Rogers argues that mental hospitals were closed for a reason and that bringing them back would “set us back 100 years.”
That’s not the experience of Betsy Smith, a spokeswoman for the National Police Association.
Smith spent 29 years as an officer and still works as a police trainer. She remembers having the option to send people to government-run mental health institutions in the late 1970s and early ’80s.
“If someone was mentally ill, we could take them to these mental health institutions and they could be involuntarily committed,” she said. “Doctors and mental health professionals would work with them to deal with their issues. Sometimes they would get out, and sometimes they wouldn’t.”
Rogers has a less rosy memory of that arrangement. He spent time in an institution himself around the same time period.
“I was diagnosed with bipolar disorder and ended up hospitalized on and off for a couple of years,” he said. “These were big institutions with very little staffing — it’s like a prison almost. I had a psychiatric disorder and felt like I had been sent to a prison as punishment. The paint was chipping, the beds were from the 1930s. It was like being in a third-world country.”
Smith acknowledges things were not ideal 40 years ago but says much has been learned in the intervening decades that could inform a renewed effort. She also says many people now end up in literal prisons due to mental illness, with staff that is ill-equipped to help them.

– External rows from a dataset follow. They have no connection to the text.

# EyalMichaeli/SaSPA-Aug

Hardware: AMD Instinct MI355X
Metric: augmented images/sec (512x512, 50-step DDIM) (higher is better)
Workload: dtype bf16; 1 GPU; SD-v1.5 + Canny ControlNet, batch=8 512x512, 50 DDIM steps, CFG 7.5, ctrl-scale 0.75 (BASELINE.json configs[1]); step = Canny + CLIP + 50x(UNet+ControlNet) + VAE decode; batch_per_gpu=8, resolution=512, ddim_steps=50, weights=random-init, architecture-exact, parallelism=dp1 (image shards, one RCCL gather of the status vector), process_group=none (single process)

## Files before the change

### saspa-aug_amd/csrc/gemm_internal.h

```cpp
#pragma once
#include <hip/hip_runtime.h>

#include "saspa_hip.h"

__attribute__((visibility("hidden"))) int saspa_gemm_pp_launch(const SaspaGemmParams& p, hipStream_t s, int ksplit, int fn);
__attribute__((visibility("hidden"))) bool saspa_gemm_pp_eligible(const SaspaGemmParams& p);
__attribute__((visibility("hidden"))) int saspa_gemm_splitk_reduce(const SaspaGemmParams& p, hipStream_t s, int ksplit);
__attribute__((visibility("hidden"))) int saspa_gemm_npart8(const SaspaGemmParams& p, int BM, int BN, int G, int tiles);
static inline int saspa_balanced_grid(int tiles, int cap) {
  if (cap < 1) cap = 1;
  if (tiles <= cap) return tiles;
  const int rounds = (tiles + cap - 1) / cap;
  return (tiles + rounds - 1) / rounds;
}

__attribute__((visibility("hidden"))) int saspa_gemm_ws_launch(const SaspaGemmParams& p, hipStream_t s);
__attribute__((visibility("hidden"))) bool saspa_gemm_ws_eligible(const SaspaGemmParams& p);
__attribute__((visibility("hidden"))) int saspa_gemm_as_launch(const SaspaGemmParams& p, hipStream_t s);
__attribute__((visibility("hidden"))) bool saspa_gemm_as_ok(const SaspaGemmParams& p);
__attribute__((visibility("hidden"))) int saspa_gn_slabs(int c8);
```

### saspa-aug_amd/csrc/saspa_gemm_pp.hip

```cpp
#include <cstdlib>

#include "common.h"
#include "gemm_internal.h"

#ifndef SASPA_PP_CT_ABL
#define SASPA_PP_CT_ABL 0
#endif

namespace {

typedef bf16_t T;

__device__ __forceinline__ void mma(const u32x4& wf, const u32x4& xf, f32x4& acc) {
  acc = __builtin_amdgcn_mfma_f32_16x16x32_bf16(__builtin_bit_cast(bf16x8, wf), __builtin_bit_cast(bf16x8, xf), acc, 0, 0, 0);
}

template <int N> __device__ __forceinline__ void wait_vm() { asm volatile("s_waitcnt vmcnt(%0)" ::"n"(N) : "memory"); }
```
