__global__ __launch_bounds__(NT) void k_emit(EmitArgs a) {
    __shared__ uint8_t sT[LH][LW + 2];
    __shared__ uint32_t sR[LH][LW];
    __shared__ unsigned long long sKey[LHT];
    __shared__ uint32_t sCnt[LHT], sSlot[LHT], sTBase[LHT];
    __shared__ uint32_t sWave[NT / 64 + 1], sRunW[NT / 64 + 1];
    const int tid = threadIdx.x;
    const int tiles = a.tiles_x * a.tiles_y;
    const int frame = blockIdx.x / tiles, tile = blockIdx.x - frame * tiles;
    const int ty = tile / a.tiles_x, tx = tile - ty * a.tiles_x;
    const int x0 = tx * ETW, y0 = ty * ETH;
    const int w = a.w, h = a.h;
    const size_t npix = (size_t)w * h;
    const uint8_t *T = a.thresh + (size_t)frame * npix;
    const ck_label_t *L = a.labels + (size_t)frame * npix;
    const uint32_t *GR = a.groot + (size_t)frame * a.slots, *GS = a.gsize + (size_t)frame * a.slots;
    const ck_stage_ws &ws = a.ws;
    unsigned long long *gkeys = ws.d_ht_keys + (size_t)frame * ws.ht_size;
    unsigned long long *gcount = ws.d_ht_count + (size_t)frame * ws.ht_size;
    uint32_t *counters = ws.d_counters + (size_t)frame * CK_CNT_STRIDE;
    ck_packed_point *tmp = ws.d_tmp + (size_t)frame * ws.ext_cap;
    ck_run *runs = ws.d_runs + (size_t)frame * ws.run_cap;

    for (int i = tid; i < LHT; i += NT) { sKey[i] = 0ull; sCnt[i] = 0; }
    {
        constexpr int SPT = (LH * LW + NT - 1) / NT;
        uint32_t lab[SPT], hop[SPT], csz[SPT], slot[SPT];
        uint8_t tv[SPT];
#pragma unroll
        for (int q = 0; q < SPT; q++) {
            const int i = tid + q * NT;
            const int ly = i / LW, lx = i - ly * LW;
            const int gy = y0 + ly, gx = x0 - 1 + lx;
            tv[q] = 127; lab[q] = CK_LBL_NONE; slot[q] = 0;
            if (i < LH * LW && gy < h && gx >= 0 && gx < w) {
                const uint32_t p = (uint32_t)gy * (uint32_t)w + (uint32_t)gx;
                tv[q] = T[p]; lab[q] = L[p];
                slot[q] = ck_label_slot(lab[q], gx, gy, a.ccl_tiles_x);
            }
        }
#pragma unroll
        for (int q = 0; q < SPT; q++) {
            const bool two = tv[q] != 127 && !(lab[q] & CK_LBL_SMALL) && (lab[q] & CK_LBL_BORDER);
            hop[q] = two ? GR[slot[q]] : CK_LBL_INVALID;
            csz[q] = two ? GS[slot[q]] : 0u;
        }
#pragma unroll
        for (int q = 0; q < SPT; q++) {
            const int i = tid + q * NT;
            if (i >= LH * LW) continue;
            const int ly = i / LW, lx = i - ly * LW;
            uint32_t r = SKIP;
            if (tv[q] != 127 && !(lab[q] & CK_LBL_SMALL)) {
                if (lab[q] & CK_LBL_BORDER) r = ((int)csz[q] < a.min_comp) ? SKIP : hop[q];
                else r = ck_label_interior_root(lab[q], x0 - 1 + lx, y0 + ly, w);
            }
            sT[ly][lx] = tv[q];
            sR[ly][lx] = r;
        }
    }
    lds_barrier();
    if (a.stop_after == 0) return;

    const int lx = (tid & 63) + 1;
    const int gx = x0 + (tid & 63);
    const int row0 = (tid >> 6) * 4;
    const int dxs[4] = {1, 0, -1, 1}, dys[4] = {0, 1, 1, 1};
    const bool colok = gx >= 1 && gx <= w - 2;

    constexpr uint32_t NONE = 0xFFFFFFFFu;
    uint32_t cand[16];
#pragma unroll
    for (int q = 0; q < 16; q++) cand[q] = NONE;
    if (colok) {
#pragma unroll
        for (int rr = 0; rr < 4; rr++) {
            int ly = row0 + rr, gy = y0 + ly;
            if (gy < 1 || gy > h - 2) continue;
            int v0 = sT[ly][lx];
            uint32_t r0 = sR[ly][lx];
            if (r0 == SKIP) continue;
            uint32_t r1v[4];
            bool ok[4];
#pragma unroll
            for (int k = 0; k < 4; k++) {
                const int v1 = sT[ly + dys[k]][lx + dxs[k]];
                r1v[k] = sR[ly + dys[k]][lx + dxs[k]];
                ok[k] = (v0 + v1 == 255) && r1v[k] != SKIP;
            }
#pragma unroll
            for (int k = 0; k < 4; k++) {
                bool leader = ok[k];
#pragma unroll
                for (int j = 0; j < k; j++) leader = leader && !(ok[j] && r1v[j] == r1v[k]);
                if (!leader) continue;
                uint32_t n = 1;
#pragma unroll
                for (int j = k + 1; j < 4; j++) n += (ok[j] && r1v[j] == r1v[k]) ? 1u : 0u;
                const uint32_t r1 = r1v[k];
                unsigned long long key = r0 < r1 ? ((unsigned long long)r0 << 32) | r1 : ((unsigned long long)r1 << 32) | r0;
                uint32_t s = key_hash(key) & (LHT - 1);
                bool placed = false;
                for (int probe = 0; probe < LHT; probe++) {
                    __asm__ volatile("" ::: "memory");
                    unsigned long long prev = sKey[s];
                    if (prev == 0ull) prev = atomicCAS(&sKey[s], 0ull, key);
                    if (prev == 0ull || prev == key) {
                        uint32_t c = (s << 16) | atomicAdd(&sCnt[s], n);
                        cand[rr * 4 + k] = c;
#pragma unroll
                        for (int j = k + 1; j < 4; j++)
                            if (ok[j] && r1v[j] == r1) cand[rr * 4 + j] = ++c;
                        placed = true;
                        break;
                    }
                    s = (s + 1) & (LHT - 1);
                }
                if (!placed) atomicOr(&counters[CK_CNT_STATUS], (uint32_t)CK_FRAME_CLUSTERS_OVERFLOW);
            }
        }
    }
    lds_barrier();
    if (a.stop_after == 1) return;

    const unsigned long long k0 = sKey[2 * tid], k1 = sKey[2 * tid + 1];
    const uint32_t c0 = k0 ? sCnt[2 * tid] : 0u, c1 = k1 ? sCnt[2 * tid + 1] : 0u;
    uint32_t found0 = SKIP, found1 = SKIP, ridx0;
    {
        const uint32_t incl = wave_scan_u32(c0 + c1);
        const unsigned long long b0 = __ballot(k0 != 0ull), b1 = __ballot(k1 != 0ull);
        const unsigned long long below = (1ull << (tid & 63)) - 1ull;
        ridx0 = (uint32_t)(__popcll(b0 & below) + __popcll(b1 & below));
        if ((tid & 63) == 63) sWave[tid >> 6] = incl;
        if ((tid & 63) == 0) sRunW[tid >> 6] = (uint32_t)(__popcll(b0) + __popcll(b1));
        lds_barrier();
        uint32_t before = 0, total = 0, rbefore = 0, rtotal = 0;
#pragma unroll
        for (int wv = 0; wv < NT / 64; wv++) {
            uint32_t t = sWave[wv], r = sRunW[wv];
            if (wv < (tid >> 6)) { before += t; rbefore += r; }
            total += t; rtotal += r;
        }
        ridx0 += rbefore;
        lds_barrier();
        if (tid == 0) {
            sWave[NT / 64] = total ? atomicAdd(&counters[CK_CNT_TMP], total) : 0u;
            sRunW[NT / 64] = rtotal ? atomicAdd(&counters[CK_CNT_RUNS], rtotal) : 0u;
        }
        const uint32_t excl = before + incl - (c0 + c1);
        sTBase[2 * tid] = excl; sTBase[2 * tid + 1] = excl + c0;
        {
            const uint32_t hm = (uint32_t)(ws.ht_size - 1);
            const uint32_t g0 = key_hash(k0) & hm, g1 = key_hash(k1) & hm;
            const unsigned long long p0 = k0 ? atomicCAS(&gkeys[g0], 0ull, k0) : 0ull;
            const unsigned long long p1 = k1 ? atomicCAS(&gkeys[g1], 0ull, k1) : 0ull;
#pragma unroll
            for (int q = 0; q < 2; q++) {
                const unsigned long long key = q ? k1 : k0, pv = q ? p1 : p0;
                if (key == 0ull) continue;
                uint32_t g = q ? g1 : g0, found = SKIP;
                if (pv == 0ull || pv == key) found = g;
                else {
                    for (int probe = 1; probe < ws.ht_size; probe++) {
                        g = (g + 1) & hm;
                        unsigned long long prev = atomicCAS(&gkeys[g], 0ull, key);
                        if (prev == 0ull || prev == key) { found = g; break; }
                    }
                }
                if (found == SKIP) atomicOr(&counters[CK_CNT_STATUS], (uint32_t)CK_FRAME_CLUSTERS_OVERFLOW);
                sSlot[2 * tid + q] = found;
                if (q) found1 = found; else found0 = found;
            }
        }
        if (found0 != SKIP) atomicAdd(&gcount[found0], ((unsigned long long)c0 << 32) | c0);
        if (found1 != SKIP) atomicAdd(&gcount[found1], ((unsigned long long)c1 << 32) | c1);
    }
    lds_barrier();
    if (a.stop_after == 2) return;

    const uint32_t tile_base = sWave[NT / 64];
    if (colok) {
#pragma unroll
        for (int rr = 0; rr < 4; rr++) {
            int ly = row0 + rr, gy = y0 + ly;
#pragma unroll
            for (int k = 0; k < 4; k++) {
                const uint32_t cd = cand[rr * 4 + k];
                if (cd == NONE) continue;
                const uint32_t s = cd >> 16, lr = cd & 0xFFFFu;
                uint32_t slot = sSlot[s];
                if (slot == SKIP) continue;
                uint32_t ti = tile_base + sTBase[s] + lr;
                if (ti >= (uint32_t)ws.point_cap) { atomicOr(&counters[CK_CNT_STATUS], (uint32_t)CK_FRAME_POINTS_OVERFLOW); continue; }
                int v0 = sT[ly][lx], v1 = sT[ly + dys[k]][lx + dxs[k]];
                tmp[ti] = ((uint32_t)(2 * gx + dxs[k]) << 16) | ((uint32_t)(2 * gy + dys[k]) << 3) | ((uint32_t)k << 1) | (v1 > v0 ? 1u : 0u);
            }
        }
    }
    {
        uint32_t ri = sRunW[NT / 64] + ridx0;
#pragma unroll
        for (int q = 0; q < 2; q++) {
            if ((q ? k1 : k0) == 0ull) continue;
            const uint32_t found = q ? found1 : found0;
            if (ri < (uint32_t)ws.run_cap) {
                ck_run r;
                r.slot = found != SKIP ? found : 0u; r.base = 0; r.tmp_start = tile_base + sTBase[2 * tid + q];
                r.count = found != SKIP ? (q ? c1 : c0) : 0u;
                runs[ri] = r;
            } else if (found != SKIP) atomicOr(&counters[CK_CNT_STATUS], (uint32_t)CK_FRAME_CLUSTERS_OVERFLOW);
            ri++;
        }
    }
}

She also argues that some people with mental illness really are violent, pointing to the murder of Los Angeles County Sheriff’s Deputy Ryan Clinkunbroomer as an example. Clinkunbroomer was shot and killed on Sept. 16 by a man whose mother described him as a paranoid schizophrenic. The man has pleaded not guilty by reason of insanity.
“Their family members don’t have any alternative to deal with them,” Smith said. “So when they get violent, they call 911. We show up, and we often have to use force, or even deadly force. Just because you’re mentally ill doesn’t mean you get to commit crimes.”
Crime aside, there is solid evidence linking mental health to homelessness. For example, the San Francisco Homeless Count found in 2015 that 55% of the homeless reported having emotional or psychiatric conditions.
But if the solution is hospitals, the fix won’t be cheap. Estimates hold that it would cost $150,000 per patient per year to house people in modern state mental facilities. It will take more than campaign promises to secure that kind of money.